Problem
Go over the listing below line by line, and return each one holding the string "dcam".

┄┄┄┄┄┄┄┄┄┄

# BillyXYB/TransEditor

Hardware: AMD Instinct MI355X
Metric: 256x256 images/sec/GPU, G+D fwd+bwd, batch 16; 1/2/4/8-GPU scaling (higher is better)
Workload: dtype f32

## Files before the change

### transeditor_amd/csrc/rgb.hip

```cpp
#include "te_common.h"

namespace {

constexpr int KMAX = 512;
constexpr int NOUT = 3;

__global__ __launch_bounds__(256) void rgb_fwd_kernel(float* __restrict__ out, const float* __restrict__ x,
                                                      const float* __restrict__ w, const float* __restrict__ isc,
                                                      const float* __restrict__ bias, float wscale, int K, int HW) {
    __shared__ float ws[NOUT][KMAX];
    const int b = blockIdx.y, tid = threadIdx.x;
    for (int k = tid; k < K; k += 256) {
        const float s = (isc ? isc[(size_t)b * K + k] : 1.f) * wscale;
#pragma unroll
        for (int o = 0; o < NOUT; ++o) ws[o][k] = w[o * K + k] * s;
    }
    __syncthreads();
    const int HW4 = HW >> 2;
    const int p4 = blockIdx.x * 256 + tid;
    if (p4 >= HW4) return;
    const float4* xp = reinterpret_cast<const float4*>(x + (size_t)b * K * HW) + p4;
    float4 acc[NOUT];
#pragma unroll
    for (int o = 0; o < NOUT; ++o) acc[o] = make_float4(0.f, 0.f, 0.f, 0.f);
#pragma unroll 8
    for (int k = 0; k < K; ++k) {
        const float4 v = xp[(size_t)k * HW4];
#pragma unroll
        for (int o = 0; o < NOUT; ++o) {
            const float c = ws[o][k];
            acc[o].x += c * v.x; acc[o].y += c * v.y; acc[o].z += c * v.z; acc[o].w += c * v.w;
        }
    }
#pragma unroll
    for (int o = 0; o < NOUT; ++o) {
        const float bb = bias ? bias[o] : 0.f;
        acc[o].x += bb; acc[o].y += bb; acc[o].z += bb; acc[o].w += bb;
        reinterpret_cast<float4*>(out + ((size_t)b * NOUT + o) * HW)[p4] = acc[o];
    }
}

__global__ __launch_bounds__(256) void rgb_dgrad_kernel(float* __restrict__ gx, const float* __restrict__ g,
                                                        const float* __restrict__ w, const float* __restrict__ isc,
                                                        float wscale, int K, int HW, const float* __restrict__ bias = nullptr,
                                                        int act = 0) {
    __shared__ float ws[NOUT][KMAX];
    const int b = blockIdx.y, tid = threadIdx.x;
    for (int k = tid; k < K; k += 256) {
        const float s = (isc ? isc[(size_t)b * K + k] : 1.f) * wscale;
#pragma unroll
        for (int o = 0; o < NOUT; ++o) ws[o][k] = w[o * K + k] * s;
    }
    __syncthreads();
    const int HW4 = HW >> 2;
    const int p4 = blockIdx.x * 256 + tid;
    if (p4 >= HW4) return;
    float4 gv[NOUT];
#pragma unroll
    for (int o = 0; o < NOUT; ++o) gv[o] = reinterpret_cast<const float4*>(g + ((size_t)b * NOUT + o) * HW)[p4];
    float4* op = reinterpret_cast<float4*>(gx + (size_t)b * K * HW) + p4;
    const float gain = act == 3 ? 1.4142135623730951f : 1.f;
#pragma unroll 4
    for (int k = 0; k < K; ++k) {
        const float c0 = ws[0][k], c1 = ws[1][k], c2 = ws[2][k];
        const float bb = bias ? bias[k] : 0.f;
        float4 r;
        r.x = c0 * gv[0].x + c1 * gv[1].x + c2 * gv[2].x + bb;
        r.y = c0 * gv[0].y + c1 * gv[1].y + c2 * gv[2].y + bb;
        r.z = c0 * gv[0].z + c1 * gv[1].z + c2 * gv[2].z + bb;
        r.w = c0 * gv[0].w + c1 * gv[1].w + c2 * gv[2].w + bb;
        if (act >= 3) {
            r.x = (r.x > 0.f ? r.x : 0.2f * r.x) * gain; r.y = (r.y > 0.f ? r.y : 0.2f * r.y) * gain;
            r.z = (r.z > 0.f ? r.z : 0.2f * r.z) * gain; r.w = (r.w > 0.f ? r.w : 0.2f * r.w) * gain;
        }
        op[(size_t)k * HW4] = r;
    }
}
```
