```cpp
template <bool TWO_PHASE, bool COLOUR, bool SELF, bool AA, bool F3D, bool POSE, bool FISHEYE = false>
__global__ __launch_bounds__(PROJ_FUSED_THREADS) void proj_fwd_fused_kernel(
    int N, int K, int degree, CamParams hostCam, int tileW, int tileH, int gridW, int gridH,
    const float* __restrict__ xyz, const float* __restrict__ fdc, const float* __restrict__ frest,
    const float* __restrict__ scalesRaw, const float* __restrict__ rotRaw, const float* __restrict__ opacityRaw,
    float* __restrict__ packed12, float* __restrict__ radiiOut, ushort4* __restrict__ tileRect,
    uint32_t* __restrict__ tilesTouched, uint32_t* __restrict__ depthKey, uint32_t* __restrict__ depthVal,
    uint32_t* __restrict__ visPerBlock, uint32_t* __restrict__ counters, int flags, ColourRider self,
    GsVirtGeom vg, GsCutCoarse cc, uint4* __restrict__ tilePieces, const float* __restrict__ filter3d,
    const CamParams* __restrict__ dcam)
{
    static_assert(proj_fwd_form_exists(TWO_PHASE, COLOUR, SELF, POSE, F3D, FISHEYE), "no such form of the fused projection forward");
    CamParams posed;
    if constexpr (POSE) posed = *dcam;
    const CamParams& cam = POSE ? posed : hostCam;
    const int noKeyForUntouched = flags & 1;
    const bool trimRects = (flags & 2) && !vg.nbx && tileW == 16 && tileH == 16;
    extern __shared__ float shLds[];
    __shared__ uint32_t sDropped;
    if (cc.superCut) {
// ... 84 lines not shown
        }
        uint32_t gate = 0u;
        if (COLOUR) {
            c0 += 0.5f; c1 += 0.5f; c2 += 0.5f;
            gate = colour_gate(c0, c1, c2);
        }

        float4* out = reinterpret_cast<float4*>(packed12 + (size_t)p * 12);
        out[0] = make_float4(o.sx, o.sy, o.conic[0], o.conic[1]);
        out[1] = make_float4(o.conic[2], o.conic[3], c0, c1);
        out[2] = make_float4(c2, opacity, o.depth, __uint_as_float(gate));
        if (radiiOut) radiiOut[p] = o.radius;

        uint32_t touched = 0;
        ushort4 tr = make_ushort4(0, 0, 0, 0);
        uint32_t pc[4] = {0u, 0u, 0u, 0u};
        if (o.radius > 0.0f) {
            int x0, y0, x1, y1;
            if (vg.nbx)
                block_rect_of_splat(o.rect, o.sx, o.sy, o.cov2d[0], o.cov2d[3], vg.nbx, vg.nby, vg.tw, vg.th, gridW / vg.nbx,
                                    gridH / vg.nby, (int)cam.W, (int)cam.H, x0, y0, x1, y1);
            else if (trimRects)
                block_rect_of_splat(o.rect, o.sx, o.sy, o.cov2d[0], o.cov2d[3], 1, 1, 16, 16, gridW, gridH, (int)cam.W, (int)cam.H,
                                    x0, y0, x1, y1);
            else
                tile_rect(o.rect[0], o.rect[1], o.rect[2], o.rect[3], tileW, tileH, gridW, gridH, x0, y0, x1, y1);
            touched = (uint32_t)((x1 - x0) * (y1 - y0));
            if (trimRects && tilePieces && touched)
                touched = rect_row_groups4(o.sx, o.sy, o.cov2d[0], o.cov2d[1], o.cov2d[3], x0, y0, x1, y1, (int)cam.H, pc);
            tr = make_ushort4((unsigned short)x0, (unsigned short)y0, (unsigned short)x1, (unsigned short)y1);
            visible = true;
            if (cc.superCut && touched) {
                const uint32_t key = __float_as_uint(o.depth);
                bool reach = false;
                const int sx1 = (x1 - 1) / GS_CUT_SUPER, sy1 = (y1 - 1) / GS_CUT_SUPER;
                for (int sy = y0 / GS_CUT_SUPER; sy <= sy1 && !reach; sy++)
                    for (int sx = x0 / GS_CUT_SUPER; sx <= sx1; sx++)
                        if (key <= 0xFFFFFFFFu - cc.superCut[sy * cc.superW + sx]) { reach = true; break; }
                if (!reach) { atomicAdd(&sDropped, touched); touched = 0; tr = make_ushort4(0, 0, 0, 0); pc[0] = pc[1] = pc[2] = pc[3] = 0u; }
            }
        }
        tileRect[p] = tr;
        if (trimRects && tilePieces) tilePieces[p] = make_uint4(pc[0], pc[1], pc[2], pc[3]);
        tilesTouched[p] = touched;
        myTouched = touched;
        depthKey[p] = (touched || !noKeyForUntouched) ? __float_as_uint(o.depth) : GS_SORT_NO_KEY;
        depthVal[p] = (uint32_t)p;
    }
    const int nvis = __syncthreads_count(visible);
    if (threadIdx.x == 0) visPerBlock[blockIdx.x] = (uint32_t)nvis;
    if (cc.superCut && threadIdx.x == 0) cc.dropPerBlock[blockIdx.x] = sDropped;
    if (SELF) colour_rider_wave(self, blockIdx.x * (PROJ_FUSED_THREADS / 64) + wv, shLds + wv * 64 * GS_RIDER_ROW, lane, (int)myTouched);
}
```

### gaussiansplattingmlx_amd/csrc/projection.hip

```cpp
#include <type_traits>

#include "gs_ctx.h"
#include "gs_mcmc.h"
#include "gs_rider.h"

namespace gs {

constexpr int PROJ_THREADS = 256;

CamParams make_cam(const gs_camera* cam, int W, int H)
{
    CamParams p;
    for (int i = 0; i < 16; i++) { p.V[i] = cam->view[i]; p.P[i] = cam->proj[i]; }
    for (int i = 0; i < 3; i++) p.cam[i] = cam->cam_center[i];
    p.fovX = cam->fov_x; p.fovY = cam->fov_y; p.focalX = cam->focal_x; p.focalY = cam->focal_y;
    p.limX = tanf(cam->fov_x * 0.5f) * 1.3f;
    p.limY = tanf(cam->fov_y * 0.5f) * 1.3f;
    p.W = (float)W; p.H = (float)H;
    return p;
}

template <bool FISHEYE>
__device__ __forceinline__ void proj_fwd_op_body(
    int N, int K, int degree, const CamParams& cam, const float* __restrict__ scales, const float* __restrict__ rot,
// ... 333 lines not shown
            if constexpr (SPARSE) {
                float4 mz = make_float4(0.f, 0.f, 0.f, 0.f), vz = mz;
                if (vis4(e)) { mz = M4[e]; vz = V4[e]; }
                m[b] = mz; v[b] = vz;
            } else {
                m[b] = M4[e]; v[b] = V4[e];
            }
        }
    };
    auto update = [&](int k, float4 (&m)[B], float4 (&v)[B]) {
#pragma unroll
        for (int b = 0; b < B; b++) {
            const int e = lane + 64 * (k * B + b);
            bool on = e < total4;
            if constexpr (SPARSE) on = on && vis4(e);
            if (on) {
                float4& p = pp[k * B + b];
                adam_step(adam, grad_at(4 * e), lr, p.x, m[b].x, v[b].x);
                adam_step(adam, grad_at(4 * e + 1), lr, p.y, m[b].y, v[b].y);
                adam_step(adam, grad_at(4 * e + 2), lr, p.z, m[b].z, v[b].z);
                adam_step(adam, grad_at(4 * e + 3), lr, p.w, m[b].w, v[b].w);
                P4[e] = p; M4[e] = m[b]; V4[e] = v[b];
            }
        }
    };
#pragma unroll
    for (int k = 0; k < D - 1 && k < NB; k++) load(k, mm[k % D], vv[k % D]);
#pragma unroll
    for (int k = 0; k < NB; k++) {
        if (k + D - 1 < NB) load(k + D - 1, mm[(k + D - 1) % D], vv[(k + D - 1) % D]);
        update(k, mm[k % D], vv[k % D]);
    }
}

__device__ __forceinline__ void drop_nonfinite_row(float4& g0, float4& g1, float4& g2)
{
#ifdef GS_KEEP_NONFINITE_ROWS
    return;
#endif
    auto fin = [](float v) { return (v - v) == 0.0f; };
    if (!(fin(g0.x) && fin(g0.y) && fin(g0.z) && fin(g0.w) && fin(g1.x) && fin(g1.y) && fin(g1.z) && fin(g1.w) && fin(g2.x) &&
          fin(g2.y) && fin(g2.z))) {
        g0 = make_float4(0.f, 0.f, 0.f, 0.f); g1 = g0; g2 = g0;
    }
}

__device__ __forceinline__ float wave_sum_xor(float v)
{
#pragma unroll
    for (int o = 32; o >= 1; o >>= 1) v += __shfl_xor(v, o, 64);
    return v;
}

template <int MODE, bool POSE, bool AA = false, bool MCMC = false, bool F3D = false, bool SPARSE = false, bool FISHEYE = false>
__device__ __forceinline__ void proj_bwd_fused_body(
    int N, int K, int degree, const CamParams& cam, const float* xyz, const float* fdc,
    const float* frest, const float* scalesRaw, const float* rotRaw,
    const float* opacityRaw, const float* __restrict__ gradAcc16, float* gXyz,
    float* gFdc, float* gFrest, float* gScales, float* gRot,
    float* gOpacity, float* __restrict__ gradNormAccum, AdamFuse adam, float* __restrict__ posePartials,
    McmcFuse mc = McmcFuse{}, const float* __restrict__ filter3d = nullptr, const unsigned char* __restrict__ visMask = nullptr)
{
    constexpr bool EMIT_MG = MODE == 1, ADAM = MODE == 2;
    extern __shared__ float shLds[];
    const uint32_t gateWord = ADAM ? *adam.gate : 0u;
    const int p = blockIdx.x * PROJ_FUSED_THREADS + threadIdx.x;
    if (MODE == 0 && adam.rider && p == 0) *adam.rider = *adam.ovf ? 1.0f : 0.0f;
    const int lane = threadIdx.x & 63, wv = threadIdx.x >> 6;
    bool myVis = true;
    unsigned long long visBits = ~0ull;
    if constexpr (SPARSE) {
        myVis = p < N && visMask[p] != 0;
        visBits = __ballot(myVis);
        if (visBits == 0ull) {
            if constexpr (POSE) {
                if (lane < 16) posePartials[16 * ((size_t)blockIdx.x * (PROJ_FUSED_THREADS / 64) + wv) + lane] = 0.f;
            }
            return;
        }
    }
    const int L = (K - 1) * 3;
    float* myRows = shLds + wv * 64 * (L + 1);
    const int row0 = blockIdx.x * PROJ_FUSED_THREADS + wv * 64;
    const int rows = min(64, N - row0);
    float4 keptRows[SH_ROWS_MAX4];
    const int total4 = (rows * L) >> 2;
    const bool kept = ADAM && rows > 0 && L > 0 && (L & 3) == 0 && total4 <= 64 * SH_ROWS_MAX4 &&
                      (((size_t)(frest - adam.pBase) + (size_t)row0 * L) & 3) == 0;
    if (kept) {
        sh_rows_load4(frest + (size_t)row0 * L, total4, 0, lane, keptRows);
        sh_rows_to_lds4(myRows, total4, L, 0, lane, keptRows);
    } else if (rows > 0 && L > 0) sh_rows_in(myRows, frest + (size_t)row0 * L, rows, L, lane);
    float pose[POSE ? 15 : 1];
    if constexpr (POSE) {
#pragma unroll
        for (int j = 0; j < 15; j++) pose[j] = 0.f;
    }
    if (p < N) {
    const float4* ga = reinterpret_cast<const float4*>(gradAcc16 + (size_t)p * 16);
    float4 g0 = ga[0], g1 = ga[1], g2 = ga[2];
    drop_nonfinite_row(g0, g1, g2);
    const float cm[2] = {g0.x, g0.y};
    const float ccon[4] = {g0.z, g0.w, g1.x, g1.y};
    const float ccol[3] = {g1.z, g1.w, g2.x};
    const float cotOpacity = g2.y, cotDepth = g2.z;
    const float ccov[4] = {0.f, 0.f, 0.f, 0.f};

    const float m[3] = {xyz[3 * p], xyz[3 * p + 1], xyz[3 * p + 2]};
    const float sr[3] = {scalesRaw[3 * p], scalesRaw[3 * p + 1], scalesRaw[3 * p + 2]};
    const float s[3] = {expf(sr[0]), expf(sr[1]), expf(sr[2])};
    const float rr[4] = {rotRaw[4 * p], rotRaw[4 * p + 1], rotRaw[4 * p + 2], rotRaw[4 * p + 3]};
    const float n2 = rr[0] * rr[0] + rr[1] * rr[1] + rr[2] * rr[2] + rr[3] * rr[3];
    const float nrm = sqrtf(n2);
    const float den = nrm + 1e-8f;
    const float q[4] = {rr[0] / den, rr[1] / den, rr[2] / den, rr[3] / den};
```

┄┄┄┄┄┄┄┄┄┄

Your solution
    const CamParams* __restrict__ dcam)
    if constexpr (POSE) posed = *dcam;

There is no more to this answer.